Making It Feel Fast (Streaming)

After adding this whole agentic loop into the system, Avora started to feel really, really sluggish. This is because before we would show a response to the user, it would go through and run all the tool calls it needs. One thing that made a huge difference was streaming the responses, and if you're using an AI app you really should be streaming. Instead of making people wait 10-30 seconds staring at a loading spinner, they could see the words appearing as the AI was thinking and see its tool calls in real time. Instantly makes the UX 999x better.

def handle_basic_prompt(message, page_content, page_url, page_title, chat_history, user_id):
    response = client.chat.completions.create(
        model="gpt-4o-mini",
        messages=messages,
        stream=True
    )

    for chunk in response:
        if chunk.choices[0].delta.content is not None:
            yield json.dumps({"text": chunk.choices[0].delta.content}) + "\n"

The Stack (and What I Would Change Today)
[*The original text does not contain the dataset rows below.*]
static int build_masks(const ckm_models *m, const ckm_seqdb *db, const int32_t *model_idx, int32_t nmodels,
                       const int64_t *bin_model_offsets, ActiveMasks &am, std::vector<int32_t> &slot_of_model, cudaStream_t st) {
  const int ndb = (int)m->models.size(), nbins = db->nbins, ntiles = (int)m->tiles.size();
  slot_of_model.assign(ndb, -1);
  bool all = (bin_model_offsets == nullptr) && (model_idx == nullptr || nmodels == ndb);
  if (model_idx == nullptr) { for (int i = 0; i < ndb; ++i) slot_of_model[i] = i; }
  else if (bin_model_offsets == nullptr) {
    for (int i = 0; i < nmodels; ++i) {
      if (model_idx[i] < 0 || model_idx[i] >= ndb) { set_error("model index out of range"); return CKM_EINVAL; }
      if (slot_of_model[model_idx[i]] >= 0) { set_error("duplicate model index in query list"); return CKM_EINVAL; }
      slot_of_model[model_idx[i]] = i;
    }
    if (all) for (int i = 0; i < ndb; ++i) if (slot_of_model[i] < 0) all = false;
  }
// ... 150 lines not shown
  if ((rc = launch_bias(p, nsm * 8, st))) return rc;
  CKM_CUDA(cudaEventRecord(e->ev[EV_VIT], st));
  p.in = s2.a.as<Candidate>(); p.in_count = e->d_counters + CTR_BIAS; p.in_cap = s2.cap;
  p.out = s2.b.as<Candidate>(); p.out_count = e->d_counters + CTR_VIT; p.out_cap = s2.cap;
  if ((rc = run_viterbi(e, p, k.vitp))) return rc;
  CKM_CUDA(cudaEventRecord(e->ev[EV_FWD], st));
  p.in = s2.b.as<Candidate>(); p.in_count = e->d_counters + CTR_VIT; p.in_cap = s2.cap;
  p.out = s2.a.as<Candidate>(); p.out_count = e->d_counters + CTR_FWD; p.out_cap = s2.cap;
  if ((rc = per_class(e, p, launch_fwd2, 8, launch_fwd, 4, true))) return rc;
  CKM_CUDA(cudaEventRecord(e->ev[EV_CASCADE_END], st));
  e->stats.kernel_launches += 3 + (k.vitp ? N_BLK_CLASSES : 0) + (p.use_blk ? 2 * N_BLK_CLASSES : 0);
  return CKM_OK;
}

  • Flask: Because it's what I was most familiar with at the time.
  • OpenAI API: text-embedding-3-small for embeddings, gpt-4o-mini for basic prompts
  • Anthropic API: claude-3.5-sonnet for advanced prompts with tool calling
  • BeautifulSoup: For scraping and cleaning websites
  • youtube-transcript-api: To get video transcripts directly
  • scikit-learn: For the cosine similarity math
  • tiktoken: To count tokens as context was washed so I we never hit limits
  • Serper API: For Google search.

If I were building Avora from scratch today, the stack would be completely different.

I'd probably use TypeScript for the backend following OpenAPI format instead of Python, because honestly Python APIs get messy fast, and I've grown somewhat of a resentment towards the language. I think it's great for scripting, but really shouldn't be used to ship anything real. For model access, I'd definitely use OpenRouter instead of hitting OpenAI and Anthropic APIs directly. OpenRouter didn't exist back then but it's so much better for managing multiple models. And for web search, I'd use Exa instead of Google. Exa is built specifically for AI agents to crawl the web and even handles semantics for you, and honestly I really wish that existed back then lol. Would've saved me so much time building custom scraping logic.

Things I Accidentally Got Right about Agents

Looking back, I apparently made some pretty good decisions that everyone else figured out later:

  1. Using different models for different things is important. Now everyone does this, but back then people just used gpt-4 for everything
  2. Embeddings for dealing with long content is standard now, but in early 2023 most people were just truncating stuff
  3. Tool calling became the way everyone builds agents now
  4. If you aren't streaming responses, your app is automatically shit
  5. Actually understanding different content types matters when handling videos/PDFs/web pages differently instead of just treating everything as text

It's wild that the stuff I built for Avora in 2023 is basically what every AI agent startup is doing now. Embeddings for search, tool calling, streaming responses, using different models for different tasks. All of that is just standard practice now.

At the time, it felt like I stumbled onto something huge that nobody else was really doing yet. I'm not trying to say I'm some visionary or anything, but I definitely caught onto the same trends early on. Just so happens to be that a lot of other people ended up seeing the same opportunities around the same time.

I ended up sunsetting Avora earlier this year, but the whole experience taught me everything I know about building with LLMs and basically launched my entire AI career. What's crazy to me is that AI has changed so much in just 3 years that making something like Avora today could be done in probably just a day with new tooling. I'm really grateful for the experience gained.